One advantage of diffusion model is its controlability using the conditioned diffusion generation process. It was originally described as the perturbed gaussian transition
in
Considering the following joint probability \(p(\mathbf{x}, y)\), where \(y\) can be a label/caption to an image. Applying the Bayesian rule, we have
\[\begin{equation} \label{eq: sm_joint_prob} \begin{split} p(\mathbf{x}_t, y) &= p(\mathbf{x}_t) p(y\mid\mathbf{x}_t) \\ \nabla_{\mathbf{x}} \log p(\mathbf{x}_t, y) &= \nabla_{\mathbf{x}} \log p(\mathbf{x}_t) + \nabla_{\mathbf{x}} \log p(y\mid\mathbf{x}_t) \\ \end{split} \end{equation}\]If we have an explicit classifier \(p(y \mid \mathbf{x}) = f_\phi(y \mid \mathbf{x}_t, t)\), in the DDPM context, we can use the gradient to guide the diffusion sampling process.
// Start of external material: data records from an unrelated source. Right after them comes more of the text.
struct auvp_handle {
  bool opt_has[OPT_COUNT] = {};
  long long opt_val[OPT_COUNT] = {};
  bool opt_flag(int k, bool dflt) const { return opt_has[k] ? opt_val[k] != 0 : dflt; }
  bool opt_on(int k) const { return opt_has[k] && opt_val[k] != 0; }
  long long opt_num(int k, long long dflt) const { return opt_has[k] ? opt_val[k] : dflt; }
  int device = 0;
  hipStream_t stream = nullptr;
  hipEvent_t ev0 = nullptr, ev1 = nullptr, ev_mid = nullptr, ev_pre = nullptr;
  double last_expand_ms = 0.0, last_leaf_ms = 0.0, last_stream_ms = 0.0;
  long long last_stream_len = 0;
  struct Drawn { RrtParamsDev P{}; long long most = 0; int E = 0; unsigned long long used = 0; bool valid = false; };
  Drawn drawn[4];
  unsigned long long drawn_clock = 0;
  Drawn* drawn_find(const RrtParamsDev& P) {
    for (Drawn& d : drawn)
      if (d.valid && memcmp(&d.P, &P, sizeof P) == 0) return &d;
    return nullptr;
  }
  int last_rows = 0;
  const char* last_rrt_kernel = "";
  std::string err;
  bool have_world = false;
  double obst_area = 0.0;
  WorldDev W{};
  DevBuf d_ox, d_oy, d_ot, d_hab, d_habt, d_poly, d_bins, d_cells, d_prob, d_xoff, d_xitems, d_xdata, d_rgfirst, d_rgbp, d_rgoff,
// ... 763 lines not shown
    hipError_t e = hipFuncSetAttribute(reinterpret_cast<const void*>(kern), hipFuncAttributeMaxDynamicSharedMemorySize, (int)lds);
    if (e != hipSuccess) return e;
    hipLaunchKernelGGL(kern, dim3(grid), dim3(xw * 64), lds, h->stream, h->W, PR, B, (int)E, h->max_pts);
    return hipGetLastError();
  };
  if (B.leaf_stats) HIPCHK(h, hipMemsetAsync(B.leaf_stats, 0, 8 * sizeof(unsigned long long), h->stream));
  HIPCHK(h, hipEventRecord(h->ev0, h->stream));
  hipError_t le = hipSuccess;
  const RowsLdsPlan rp = rrt_rows_lds_plan(P.K, RW_MAX_OBST, rrt_tables_bytes(h->W.n_habitats, h->W.n_poly, h->W.n_bins));
  const bool iter_log = (P.flags & (AUVP_FLAG_ITER_LOG | AUVP_FLAG_PHASE_CLOCKS)) != 0;
  const bool rows_ok = !h->lim && P.mode == 0 && !iter_log && nfreq <= RW_MAX_FREQ && O_ <= RW_MAX_OBST && P.max_iter < 65534 &&
                       rp.total <= 160 * 1024;
  const bool use_rows = rows_ok && h->opt_flag(OPT_ROWS, E > 18 * n_cu_);
  int grid_used = grid, block_used = xw * 64, lds_used = (int)lds;
  bool stream_launched = false;
  const bool duo_ok = !h->lim && P.mode == 0 && !diag && nfreq <= DUO_MAX_FREQ && nfreq >= 1 && O_ <= 256 && h->max_pts <= 64;
  const bool use_duo = duo_ok && !use_rows && !one_wave_only && h->opt_flag(OPT_DUO, E <= 8 * n_cu_);
  const bool use_trio = duo_ok && !use_rows && !one_wave_only && h->opt_flag(OPT_TRIO, E <= TRIO_EP * n_cu_ && !h->opt_on(OPT_DUO));
  h->last_rrt_kernel = use_rows ? "rrt_rows_kernel" : (use_trio ? "rrt_trio_kernel" : (use_duo ? "rrt_duo_kernel" : "rrt_explore_kernel"));
  if (h->lim) h->last_rrt_kernel = "rrt_explore_lim_kernel";
  h->last_stream_ms = 0.0;
  h->last_stream_len = 0;
  if (use_trio) {
    int eps_wg = (E + n_cu_ - 1) / n_cu_;
    eps_wg = eps_wg < 1 ? 1 : (eps_wg > TRIO_EP ? TRIO_EP : eps_wg);
    const int jd = O_ <= 64 ? 1 : (O_ <= 128 ? 2 : 4);
    const int dl = trio_lds_bytes(P.K, jd * 64, rrt_tables_bytes(h->W.n_habitats, h->W.n_poly, h->W.n_bins), eps_wg);
    if (dl > 160 * 1024) return fail(h, AUVP_ERR_ARG, "LDS need %d B > 160 KiB (K=%d)", dl, P.K);
    const bool quad = h->opt_flag(OPT_QUAD, E <= n_cu_);
    grid_used = (E + eps_wg - 1) / eps_wg; block_used = eps_wg * (quad ? 256 : 192); lds_used = dl;
// ... 38 lines not shown
      cap = rrt_stream_len(h, seen);
      if (cap > 0x7fffffffll) use_stream = false;
      else if (!rrt_stream_reserve(h, (size_t)E * (size_t)cap * sizeof(double), &grew)) {
        if (h->opt_on(OPT_ROWS_STREAM)) return fail(h, AUVP_ERR_CAPACITY, "ROWS_STREAM = 1: %zu bytes of random stream do not fit the free memory", (size_t)E * (size_t)cap * sizeof(double));
        use_stream = false;
      }
    }
    if (grew) HIPCHK(h, hipEventRecord(h->ev0, h->stream));
    if (use_stream) {
      RrtBuffers Bs = B;
      Bs.stream = h->d_stream.as<double>();
      Bs.stream_cap = cap;
      int sw = (int)h->opt_num(OPT_ROWS_WG_WAVES, (E + RW_ROWS * n_cu - 1) / (RW_ROWS * n_cu));
      const int sw_max = (int)h->opt_num(OPT_ROWS_STREAM_WAVES, RW_WAVES);
      sw = sw < 1 ? 1 : (sw > sw_max ? sw_max : sw);
      sw = sw > RW_WAVES ? RW_WAVES : sw;
      while (sw > 1 && rrt_rows_stream_lds_plan(P.K, RW_MAX_OBST, rrt_tables_bytes(h->W.n_habitats, h->W.n_poly, h->W.n_bins), sw).total > 160 * 1024) sw--;
      const RowsStreamLdsPlan sp = rrt_rows_stream_lds_plan(P.K, RW_MAX_OBST, rrt_tables_bytes(h->W.n_habitats, h->W.n_poly, h->W.n_bins), sw);
      const RowsStreamLdsPlan sp_max = sp;
      grid_used = (E + sw * RW_ROWS - 1) / (sw * RW_ROWS); block_used = sw * 64;
      lds_used = sp.total;
      h->last_rrt_kernel = "rrt_rows_stream_kernel";
      h->last_stream_len = cap;
      le = auvpi_rrt_stream_launch(&Bs, (int)E, h->stream);
      if (le == hipSuccess) le = hipEventRecord(h->ev_pre, h->stream);
      if (le == hipSuccess) le = auvpi_rrt_rows_stream_launch(&h->W, &PR, &Bs, (int)E, grid_used, block_used, sp_max.total, sp.total, h->stream);
      stream_launched = true;
    } else
    le = auvpi_rrt_rows_launch(&h->W, &PR, &B, (int)E, grid_used, block_used, rp.total, rq.total, h->stream);
  } else {
  const int jsel = O <= 64 ? 0 : (O <= 128 ? 1 : (O <= 256 ? 2 : (O <= 512 ? 3 : 4)));
  const RrtEpisodeLimDev* lim = h->d_lim.as<RrtEpisodeLimDev>();
  auto launch_lim = [&](auto kern) -> hipError_t {
    hipError_t e = hipFuncSetAttribute(reinterpret_cast<const void*>(kern), hipFuncAttributeMaxDynamicSharedMemorySize, (int)lds);
    if (e != hipSuccess) return e;
    hipLaunchKernelGGL(kern, dim3(grid), dim3(xw * 64), lds, h->stream, h->W, PR, B, (int)E, h->max_pts, lim);
    return hipGetLastError();
  };
#define AUVP_LAUNCH_J(JV)                                                                   \
  do {                                                                                      \
    if (h->lim) le = launch_lim(rrt_explore_lim_kernel<JV>);                                \
// ... 226 lines not shown
double auvp_last_kernel_ms(auvp_handle* h) { return h ? h->last_ms : -1.0; }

\[\begin{equation*} \begin{split} \nabla_{\mathbf{x}} \log p(\mathbf{x}_t, y) &= \nabla_{\mathbf{x}} \log p(\mathbf{x}_t) + \nabla_{\mathbf{x}} \log p(y\mid\mathbf{x}_t) \\ &= \nabla_{\mathbf{x}} \log p(\mathbf{x}_t) + \nabla_{\mathbf{x}} \log f_\phi(y\mid\mathbf{x}_t, t) \\ \end{split} \end{equation*}\]In our 1D MoG example, if we use \(p(y \mid x) = \mathcal{N}(\mu_i; \sigma^2_i)\) as our guidance, we are leading our denoising into one of the Gaussian component.
\[\begin{equation*} \nabla_{x} \log p(y \mid x_t) = \nabla_{x} \log \mathcal{N}(\mu_i; \sigma^2_i) = - \frac{x-\mu_i}{\sigma^2_i} \end{equation*}\] \[\begin{equation*} \begin{split} \nabla_{x} \log p(x_t, y) &= \nabla_{x} \log p(x_t) + \nabla_{x} \log p(y\mid x_t) \\ &= \sum_{i=\{1, 2\}} \gamma_i \left( -\frac{(x_t - \sqrt{\bar{\alpha}_t} \mu_i)}{(\sigma^2_t + \bar{\alpha}_t \sigma^2_i)} \right) - \frac{x-\mu_i}{\sigma^2_i} \end{split} \end{equation*}\]This way, as shown in the visualization below, all the samples are guided into one of the Gaussian components in the reverse SDE process.